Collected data
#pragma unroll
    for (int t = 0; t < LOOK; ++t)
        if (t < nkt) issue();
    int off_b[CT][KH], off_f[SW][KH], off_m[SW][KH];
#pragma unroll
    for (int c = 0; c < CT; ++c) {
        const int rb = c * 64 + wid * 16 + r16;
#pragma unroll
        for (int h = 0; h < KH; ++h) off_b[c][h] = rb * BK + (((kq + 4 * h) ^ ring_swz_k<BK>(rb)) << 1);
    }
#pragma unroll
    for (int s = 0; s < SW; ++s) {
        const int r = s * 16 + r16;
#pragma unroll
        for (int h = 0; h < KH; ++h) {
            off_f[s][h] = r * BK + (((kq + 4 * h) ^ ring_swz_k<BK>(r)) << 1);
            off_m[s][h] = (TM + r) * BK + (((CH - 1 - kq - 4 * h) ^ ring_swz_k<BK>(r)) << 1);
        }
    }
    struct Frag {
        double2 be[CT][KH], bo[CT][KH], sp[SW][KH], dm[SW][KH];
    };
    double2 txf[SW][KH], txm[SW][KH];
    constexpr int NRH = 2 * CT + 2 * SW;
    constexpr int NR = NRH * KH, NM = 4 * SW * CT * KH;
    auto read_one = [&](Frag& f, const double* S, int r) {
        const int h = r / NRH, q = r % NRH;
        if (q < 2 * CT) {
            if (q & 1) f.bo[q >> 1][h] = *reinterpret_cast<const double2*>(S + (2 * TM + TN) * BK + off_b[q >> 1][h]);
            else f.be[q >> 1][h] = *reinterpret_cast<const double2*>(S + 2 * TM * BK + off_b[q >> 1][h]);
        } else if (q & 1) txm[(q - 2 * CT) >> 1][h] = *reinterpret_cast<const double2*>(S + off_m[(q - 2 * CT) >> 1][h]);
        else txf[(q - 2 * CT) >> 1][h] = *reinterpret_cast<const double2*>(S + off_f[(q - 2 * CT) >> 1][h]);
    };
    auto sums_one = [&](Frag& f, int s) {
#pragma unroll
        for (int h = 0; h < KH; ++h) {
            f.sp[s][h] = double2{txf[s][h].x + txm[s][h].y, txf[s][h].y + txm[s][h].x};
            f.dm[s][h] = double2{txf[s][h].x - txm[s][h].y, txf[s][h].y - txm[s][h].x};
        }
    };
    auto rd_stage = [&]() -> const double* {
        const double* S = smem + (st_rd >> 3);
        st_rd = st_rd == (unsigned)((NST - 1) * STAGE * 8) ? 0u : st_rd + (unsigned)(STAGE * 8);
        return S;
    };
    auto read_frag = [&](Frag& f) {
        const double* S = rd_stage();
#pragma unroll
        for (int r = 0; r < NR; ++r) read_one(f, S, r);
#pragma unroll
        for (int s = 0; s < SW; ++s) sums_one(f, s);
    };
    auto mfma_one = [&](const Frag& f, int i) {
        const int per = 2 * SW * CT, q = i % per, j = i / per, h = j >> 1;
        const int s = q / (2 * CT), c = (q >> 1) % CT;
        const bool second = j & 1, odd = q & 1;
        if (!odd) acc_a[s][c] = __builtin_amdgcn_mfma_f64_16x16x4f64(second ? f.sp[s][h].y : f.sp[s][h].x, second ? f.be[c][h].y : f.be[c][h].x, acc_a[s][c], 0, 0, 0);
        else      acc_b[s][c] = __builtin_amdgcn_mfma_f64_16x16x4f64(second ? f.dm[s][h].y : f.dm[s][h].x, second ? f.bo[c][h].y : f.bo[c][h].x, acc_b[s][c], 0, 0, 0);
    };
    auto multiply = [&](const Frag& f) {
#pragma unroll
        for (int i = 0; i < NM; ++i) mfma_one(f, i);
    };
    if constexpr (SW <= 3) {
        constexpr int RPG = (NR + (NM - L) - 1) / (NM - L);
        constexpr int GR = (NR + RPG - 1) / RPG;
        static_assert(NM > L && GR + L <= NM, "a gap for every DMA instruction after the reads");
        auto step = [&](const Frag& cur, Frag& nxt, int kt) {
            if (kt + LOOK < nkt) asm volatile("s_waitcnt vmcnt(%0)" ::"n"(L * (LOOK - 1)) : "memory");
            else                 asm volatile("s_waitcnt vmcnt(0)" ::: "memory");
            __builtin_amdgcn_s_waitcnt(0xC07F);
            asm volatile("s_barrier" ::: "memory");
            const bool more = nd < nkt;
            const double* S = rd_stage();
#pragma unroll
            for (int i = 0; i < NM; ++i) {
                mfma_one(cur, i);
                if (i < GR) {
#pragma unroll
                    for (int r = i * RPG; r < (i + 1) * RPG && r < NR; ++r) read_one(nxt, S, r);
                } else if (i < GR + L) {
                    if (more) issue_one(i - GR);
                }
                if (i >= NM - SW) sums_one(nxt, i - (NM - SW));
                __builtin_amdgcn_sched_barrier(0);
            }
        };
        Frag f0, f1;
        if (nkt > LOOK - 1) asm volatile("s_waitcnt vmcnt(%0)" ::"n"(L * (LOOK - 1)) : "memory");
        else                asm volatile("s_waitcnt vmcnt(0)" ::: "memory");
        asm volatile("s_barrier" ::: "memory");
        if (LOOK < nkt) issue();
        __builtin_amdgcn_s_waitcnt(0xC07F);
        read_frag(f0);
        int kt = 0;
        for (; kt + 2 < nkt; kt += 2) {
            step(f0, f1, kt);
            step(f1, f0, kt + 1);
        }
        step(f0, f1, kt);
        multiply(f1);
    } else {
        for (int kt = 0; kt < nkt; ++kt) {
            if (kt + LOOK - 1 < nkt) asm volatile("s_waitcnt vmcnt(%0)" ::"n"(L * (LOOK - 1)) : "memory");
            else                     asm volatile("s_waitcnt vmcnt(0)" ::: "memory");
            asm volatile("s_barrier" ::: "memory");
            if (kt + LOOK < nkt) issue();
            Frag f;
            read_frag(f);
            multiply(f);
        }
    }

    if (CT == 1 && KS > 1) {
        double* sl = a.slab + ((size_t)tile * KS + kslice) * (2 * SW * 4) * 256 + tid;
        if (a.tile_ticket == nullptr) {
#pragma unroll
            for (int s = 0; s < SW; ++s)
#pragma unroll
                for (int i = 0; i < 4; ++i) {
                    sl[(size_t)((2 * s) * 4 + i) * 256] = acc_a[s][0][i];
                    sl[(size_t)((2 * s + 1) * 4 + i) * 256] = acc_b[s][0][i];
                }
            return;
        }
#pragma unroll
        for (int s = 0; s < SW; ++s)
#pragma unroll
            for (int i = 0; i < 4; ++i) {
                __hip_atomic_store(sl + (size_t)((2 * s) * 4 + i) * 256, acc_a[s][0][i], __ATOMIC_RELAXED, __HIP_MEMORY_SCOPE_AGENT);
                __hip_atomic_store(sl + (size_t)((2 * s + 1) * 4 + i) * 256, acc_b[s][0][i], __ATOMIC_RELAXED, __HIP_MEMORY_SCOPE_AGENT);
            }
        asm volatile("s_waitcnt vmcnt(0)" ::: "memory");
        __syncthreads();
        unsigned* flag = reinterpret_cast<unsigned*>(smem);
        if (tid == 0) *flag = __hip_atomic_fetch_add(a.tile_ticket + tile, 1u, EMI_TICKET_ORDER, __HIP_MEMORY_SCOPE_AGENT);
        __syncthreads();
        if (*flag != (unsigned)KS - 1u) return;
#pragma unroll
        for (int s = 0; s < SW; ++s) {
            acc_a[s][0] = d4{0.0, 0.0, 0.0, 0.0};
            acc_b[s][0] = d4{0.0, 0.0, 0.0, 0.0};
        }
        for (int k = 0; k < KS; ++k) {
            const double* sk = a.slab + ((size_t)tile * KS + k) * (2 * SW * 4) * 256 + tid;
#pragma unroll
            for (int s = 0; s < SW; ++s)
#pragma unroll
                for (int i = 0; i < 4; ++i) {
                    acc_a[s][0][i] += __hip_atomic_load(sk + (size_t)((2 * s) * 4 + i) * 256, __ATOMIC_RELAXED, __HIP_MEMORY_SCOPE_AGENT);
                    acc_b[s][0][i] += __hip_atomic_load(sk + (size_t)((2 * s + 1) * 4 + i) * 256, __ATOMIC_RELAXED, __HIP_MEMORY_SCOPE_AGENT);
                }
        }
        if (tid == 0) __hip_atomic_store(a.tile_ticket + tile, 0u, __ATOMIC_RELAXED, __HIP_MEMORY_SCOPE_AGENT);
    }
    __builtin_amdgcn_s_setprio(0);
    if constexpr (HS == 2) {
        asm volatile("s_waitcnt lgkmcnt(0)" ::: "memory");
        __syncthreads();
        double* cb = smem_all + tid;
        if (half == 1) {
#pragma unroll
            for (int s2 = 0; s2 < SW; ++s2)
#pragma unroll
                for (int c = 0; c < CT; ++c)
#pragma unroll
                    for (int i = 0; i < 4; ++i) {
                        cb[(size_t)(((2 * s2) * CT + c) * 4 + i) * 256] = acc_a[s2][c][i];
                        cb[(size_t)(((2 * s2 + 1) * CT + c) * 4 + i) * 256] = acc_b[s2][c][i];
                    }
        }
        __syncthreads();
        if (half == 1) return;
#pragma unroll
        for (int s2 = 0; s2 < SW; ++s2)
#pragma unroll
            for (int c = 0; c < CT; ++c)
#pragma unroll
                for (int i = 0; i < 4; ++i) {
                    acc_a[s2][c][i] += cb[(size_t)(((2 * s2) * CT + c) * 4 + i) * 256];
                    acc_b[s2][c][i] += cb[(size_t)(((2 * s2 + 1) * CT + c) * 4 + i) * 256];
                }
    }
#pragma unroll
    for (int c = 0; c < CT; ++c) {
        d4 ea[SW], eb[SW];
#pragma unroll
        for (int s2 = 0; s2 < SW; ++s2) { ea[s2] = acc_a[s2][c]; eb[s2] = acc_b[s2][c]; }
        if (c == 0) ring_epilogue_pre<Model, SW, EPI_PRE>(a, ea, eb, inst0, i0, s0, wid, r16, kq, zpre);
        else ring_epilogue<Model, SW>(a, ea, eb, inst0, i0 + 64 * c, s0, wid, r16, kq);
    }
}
---
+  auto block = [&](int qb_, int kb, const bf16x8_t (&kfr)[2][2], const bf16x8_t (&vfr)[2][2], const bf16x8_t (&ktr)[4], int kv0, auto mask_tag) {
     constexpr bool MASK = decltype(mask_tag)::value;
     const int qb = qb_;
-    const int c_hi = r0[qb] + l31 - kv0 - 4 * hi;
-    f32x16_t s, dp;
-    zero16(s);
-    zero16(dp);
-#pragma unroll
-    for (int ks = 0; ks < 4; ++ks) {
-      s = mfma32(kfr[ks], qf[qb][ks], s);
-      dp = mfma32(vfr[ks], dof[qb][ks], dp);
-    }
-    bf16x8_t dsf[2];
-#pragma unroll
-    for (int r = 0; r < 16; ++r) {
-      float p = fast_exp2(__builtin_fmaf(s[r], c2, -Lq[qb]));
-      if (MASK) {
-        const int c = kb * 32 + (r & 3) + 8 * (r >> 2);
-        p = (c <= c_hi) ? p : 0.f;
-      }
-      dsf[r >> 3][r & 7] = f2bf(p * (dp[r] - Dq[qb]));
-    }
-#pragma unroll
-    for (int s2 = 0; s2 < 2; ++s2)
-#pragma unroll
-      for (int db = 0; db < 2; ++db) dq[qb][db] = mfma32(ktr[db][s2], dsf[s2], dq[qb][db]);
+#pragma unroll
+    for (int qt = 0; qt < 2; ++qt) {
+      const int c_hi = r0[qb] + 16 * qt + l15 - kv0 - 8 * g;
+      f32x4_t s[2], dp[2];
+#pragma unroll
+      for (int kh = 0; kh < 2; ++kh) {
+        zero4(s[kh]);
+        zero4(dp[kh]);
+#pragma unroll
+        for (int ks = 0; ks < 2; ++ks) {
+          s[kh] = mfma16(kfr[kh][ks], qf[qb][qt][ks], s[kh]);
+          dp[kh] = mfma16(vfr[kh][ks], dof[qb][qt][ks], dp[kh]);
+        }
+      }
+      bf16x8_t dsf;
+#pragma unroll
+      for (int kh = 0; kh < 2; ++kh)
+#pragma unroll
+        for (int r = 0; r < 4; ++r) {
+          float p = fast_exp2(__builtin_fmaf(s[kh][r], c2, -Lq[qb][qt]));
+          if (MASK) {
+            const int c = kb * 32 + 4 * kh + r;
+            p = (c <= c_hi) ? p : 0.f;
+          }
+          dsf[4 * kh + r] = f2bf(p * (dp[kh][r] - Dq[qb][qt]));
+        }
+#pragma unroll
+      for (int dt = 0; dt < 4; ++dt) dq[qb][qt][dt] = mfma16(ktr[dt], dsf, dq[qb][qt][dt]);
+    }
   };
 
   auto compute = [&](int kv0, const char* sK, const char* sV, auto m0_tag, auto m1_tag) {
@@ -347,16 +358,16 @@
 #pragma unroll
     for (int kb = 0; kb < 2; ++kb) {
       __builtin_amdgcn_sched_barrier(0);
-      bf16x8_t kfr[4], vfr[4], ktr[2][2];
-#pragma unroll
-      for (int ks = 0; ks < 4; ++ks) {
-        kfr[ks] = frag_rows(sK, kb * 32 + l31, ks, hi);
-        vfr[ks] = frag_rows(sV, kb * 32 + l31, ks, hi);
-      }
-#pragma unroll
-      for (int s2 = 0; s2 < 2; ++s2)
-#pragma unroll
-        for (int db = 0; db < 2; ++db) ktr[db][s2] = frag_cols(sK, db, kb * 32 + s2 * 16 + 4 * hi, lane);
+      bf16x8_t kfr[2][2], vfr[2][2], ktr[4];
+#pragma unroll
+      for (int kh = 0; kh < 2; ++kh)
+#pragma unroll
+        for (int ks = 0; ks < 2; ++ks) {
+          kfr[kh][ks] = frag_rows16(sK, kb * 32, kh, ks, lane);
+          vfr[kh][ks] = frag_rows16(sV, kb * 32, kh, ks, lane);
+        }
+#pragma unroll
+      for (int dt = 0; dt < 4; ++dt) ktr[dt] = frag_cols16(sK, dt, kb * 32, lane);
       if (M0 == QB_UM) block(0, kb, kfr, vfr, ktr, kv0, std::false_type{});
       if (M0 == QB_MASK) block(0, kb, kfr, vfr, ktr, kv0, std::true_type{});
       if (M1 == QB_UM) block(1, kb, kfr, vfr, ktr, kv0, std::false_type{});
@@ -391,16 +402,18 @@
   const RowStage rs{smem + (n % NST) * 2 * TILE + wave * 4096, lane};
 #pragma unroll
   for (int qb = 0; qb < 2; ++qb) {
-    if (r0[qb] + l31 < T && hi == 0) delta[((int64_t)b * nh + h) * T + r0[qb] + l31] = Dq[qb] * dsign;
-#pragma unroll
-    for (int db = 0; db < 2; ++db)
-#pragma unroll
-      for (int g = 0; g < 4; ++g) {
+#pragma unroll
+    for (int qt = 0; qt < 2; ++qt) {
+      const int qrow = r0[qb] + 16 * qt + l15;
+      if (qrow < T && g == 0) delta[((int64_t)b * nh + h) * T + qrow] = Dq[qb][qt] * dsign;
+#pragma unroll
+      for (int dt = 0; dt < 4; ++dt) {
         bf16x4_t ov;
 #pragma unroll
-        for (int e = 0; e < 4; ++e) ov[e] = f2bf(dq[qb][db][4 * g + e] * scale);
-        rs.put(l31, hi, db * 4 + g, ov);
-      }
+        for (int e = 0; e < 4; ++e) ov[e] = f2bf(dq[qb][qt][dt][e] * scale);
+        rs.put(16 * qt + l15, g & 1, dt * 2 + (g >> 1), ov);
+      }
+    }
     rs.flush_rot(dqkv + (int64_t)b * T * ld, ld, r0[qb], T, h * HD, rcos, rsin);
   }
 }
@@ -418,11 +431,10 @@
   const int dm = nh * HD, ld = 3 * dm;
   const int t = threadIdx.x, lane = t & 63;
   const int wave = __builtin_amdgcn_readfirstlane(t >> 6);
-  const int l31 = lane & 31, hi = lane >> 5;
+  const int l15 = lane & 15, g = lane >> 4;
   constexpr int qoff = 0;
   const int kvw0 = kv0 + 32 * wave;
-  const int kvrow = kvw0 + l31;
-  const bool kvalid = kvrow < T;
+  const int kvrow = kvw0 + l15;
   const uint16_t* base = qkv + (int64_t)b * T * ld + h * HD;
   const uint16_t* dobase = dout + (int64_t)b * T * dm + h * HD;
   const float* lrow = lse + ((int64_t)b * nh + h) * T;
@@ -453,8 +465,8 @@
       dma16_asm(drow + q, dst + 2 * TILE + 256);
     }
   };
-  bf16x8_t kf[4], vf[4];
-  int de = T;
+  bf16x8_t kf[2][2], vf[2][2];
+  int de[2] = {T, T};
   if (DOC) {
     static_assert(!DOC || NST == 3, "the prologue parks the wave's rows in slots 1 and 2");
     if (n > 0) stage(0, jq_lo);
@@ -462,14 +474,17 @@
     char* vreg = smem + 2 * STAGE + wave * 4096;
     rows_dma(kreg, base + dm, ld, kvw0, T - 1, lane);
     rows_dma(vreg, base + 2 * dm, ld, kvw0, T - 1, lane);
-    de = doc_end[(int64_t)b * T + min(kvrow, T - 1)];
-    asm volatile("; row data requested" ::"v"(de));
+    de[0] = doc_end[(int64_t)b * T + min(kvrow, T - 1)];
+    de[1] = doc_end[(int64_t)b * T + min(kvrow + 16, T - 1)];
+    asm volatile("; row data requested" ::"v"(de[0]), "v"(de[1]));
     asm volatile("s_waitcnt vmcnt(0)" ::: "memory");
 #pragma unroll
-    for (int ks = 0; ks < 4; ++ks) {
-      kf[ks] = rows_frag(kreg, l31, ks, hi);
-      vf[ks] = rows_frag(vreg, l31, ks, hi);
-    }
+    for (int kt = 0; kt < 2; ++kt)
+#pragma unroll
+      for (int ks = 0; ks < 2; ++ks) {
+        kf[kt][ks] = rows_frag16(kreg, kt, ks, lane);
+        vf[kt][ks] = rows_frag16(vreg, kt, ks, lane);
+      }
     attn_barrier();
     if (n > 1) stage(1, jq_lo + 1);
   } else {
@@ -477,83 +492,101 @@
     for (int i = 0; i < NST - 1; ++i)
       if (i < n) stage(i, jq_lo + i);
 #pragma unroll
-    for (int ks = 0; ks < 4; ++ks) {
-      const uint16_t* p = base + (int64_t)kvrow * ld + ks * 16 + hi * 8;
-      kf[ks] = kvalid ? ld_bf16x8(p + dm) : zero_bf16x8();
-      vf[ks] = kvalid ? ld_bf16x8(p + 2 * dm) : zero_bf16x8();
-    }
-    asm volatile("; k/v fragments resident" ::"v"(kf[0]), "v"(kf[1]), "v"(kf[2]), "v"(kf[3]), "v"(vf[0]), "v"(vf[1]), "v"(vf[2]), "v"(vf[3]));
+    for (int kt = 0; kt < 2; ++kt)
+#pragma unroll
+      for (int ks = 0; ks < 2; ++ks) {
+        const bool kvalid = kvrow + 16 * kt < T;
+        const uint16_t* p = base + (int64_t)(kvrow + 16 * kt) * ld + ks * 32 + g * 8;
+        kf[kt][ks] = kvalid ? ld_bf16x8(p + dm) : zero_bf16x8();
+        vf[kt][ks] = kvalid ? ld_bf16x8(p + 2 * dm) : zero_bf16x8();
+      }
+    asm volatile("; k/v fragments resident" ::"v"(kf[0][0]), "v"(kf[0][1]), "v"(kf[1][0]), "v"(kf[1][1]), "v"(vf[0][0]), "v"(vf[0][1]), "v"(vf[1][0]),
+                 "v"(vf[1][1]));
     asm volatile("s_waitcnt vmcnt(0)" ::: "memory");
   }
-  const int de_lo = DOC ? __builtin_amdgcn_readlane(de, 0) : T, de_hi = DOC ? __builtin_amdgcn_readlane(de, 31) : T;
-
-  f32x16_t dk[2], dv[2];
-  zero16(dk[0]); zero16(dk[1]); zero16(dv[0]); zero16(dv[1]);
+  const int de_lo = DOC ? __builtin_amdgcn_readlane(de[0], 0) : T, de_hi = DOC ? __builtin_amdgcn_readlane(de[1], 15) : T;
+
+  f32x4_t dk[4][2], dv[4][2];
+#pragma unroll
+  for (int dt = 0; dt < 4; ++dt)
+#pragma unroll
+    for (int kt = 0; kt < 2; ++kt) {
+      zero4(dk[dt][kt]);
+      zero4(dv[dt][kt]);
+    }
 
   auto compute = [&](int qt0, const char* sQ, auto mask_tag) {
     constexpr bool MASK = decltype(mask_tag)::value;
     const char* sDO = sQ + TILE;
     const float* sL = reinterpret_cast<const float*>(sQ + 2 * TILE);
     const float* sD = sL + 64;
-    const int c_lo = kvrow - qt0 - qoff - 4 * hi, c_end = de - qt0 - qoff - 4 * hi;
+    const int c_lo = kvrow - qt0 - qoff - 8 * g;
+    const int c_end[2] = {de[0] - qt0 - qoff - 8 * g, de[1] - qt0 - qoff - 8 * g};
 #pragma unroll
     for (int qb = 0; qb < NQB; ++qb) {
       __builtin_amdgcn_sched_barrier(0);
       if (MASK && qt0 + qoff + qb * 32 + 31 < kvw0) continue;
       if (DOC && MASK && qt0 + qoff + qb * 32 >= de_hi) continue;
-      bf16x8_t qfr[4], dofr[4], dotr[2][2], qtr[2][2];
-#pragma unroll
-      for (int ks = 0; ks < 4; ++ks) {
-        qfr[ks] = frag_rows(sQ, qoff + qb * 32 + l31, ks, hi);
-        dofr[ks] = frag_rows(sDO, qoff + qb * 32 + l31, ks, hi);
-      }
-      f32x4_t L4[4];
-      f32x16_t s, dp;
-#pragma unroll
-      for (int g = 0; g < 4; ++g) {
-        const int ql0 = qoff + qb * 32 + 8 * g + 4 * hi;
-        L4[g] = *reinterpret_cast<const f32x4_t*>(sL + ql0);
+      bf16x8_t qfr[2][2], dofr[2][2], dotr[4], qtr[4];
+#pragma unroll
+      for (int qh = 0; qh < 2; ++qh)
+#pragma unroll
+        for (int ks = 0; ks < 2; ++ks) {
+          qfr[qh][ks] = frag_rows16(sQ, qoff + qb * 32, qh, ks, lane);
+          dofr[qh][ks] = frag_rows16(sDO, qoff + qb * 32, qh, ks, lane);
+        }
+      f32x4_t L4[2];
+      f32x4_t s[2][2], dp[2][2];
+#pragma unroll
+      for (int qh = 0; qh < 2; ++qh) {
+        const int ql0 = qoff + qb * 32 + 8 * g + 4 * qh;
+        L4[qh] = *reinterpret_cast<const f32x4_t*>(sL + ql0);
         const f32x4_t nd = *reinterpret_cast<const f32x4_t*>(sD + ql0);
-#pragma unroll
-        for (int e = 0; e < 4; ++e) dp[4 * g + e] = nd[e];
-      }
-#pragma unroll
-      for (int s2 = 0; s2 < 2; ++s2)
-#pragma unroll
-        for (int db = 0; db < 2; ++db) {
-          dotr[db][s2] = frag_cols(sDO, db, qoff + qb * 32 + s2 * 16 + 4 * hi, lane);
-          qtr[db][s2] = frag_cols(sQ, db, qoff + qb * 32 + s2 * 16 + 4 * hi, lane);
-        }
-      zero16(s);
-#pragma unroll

=== Work order ===
Copy out each line of the data in which the word "unsigned" appears.

=== Output of the task ===
        st_rd = st_rd == (unsigned)((NST - 1) * STAGE * 8) ? 0u : st_rd + (unsigned)(STAGE * 8);
        unsigned* flag = reinterpret_cast<unsigned*>(smem);
        if (*flag != (unsigned)KS - 1u) return;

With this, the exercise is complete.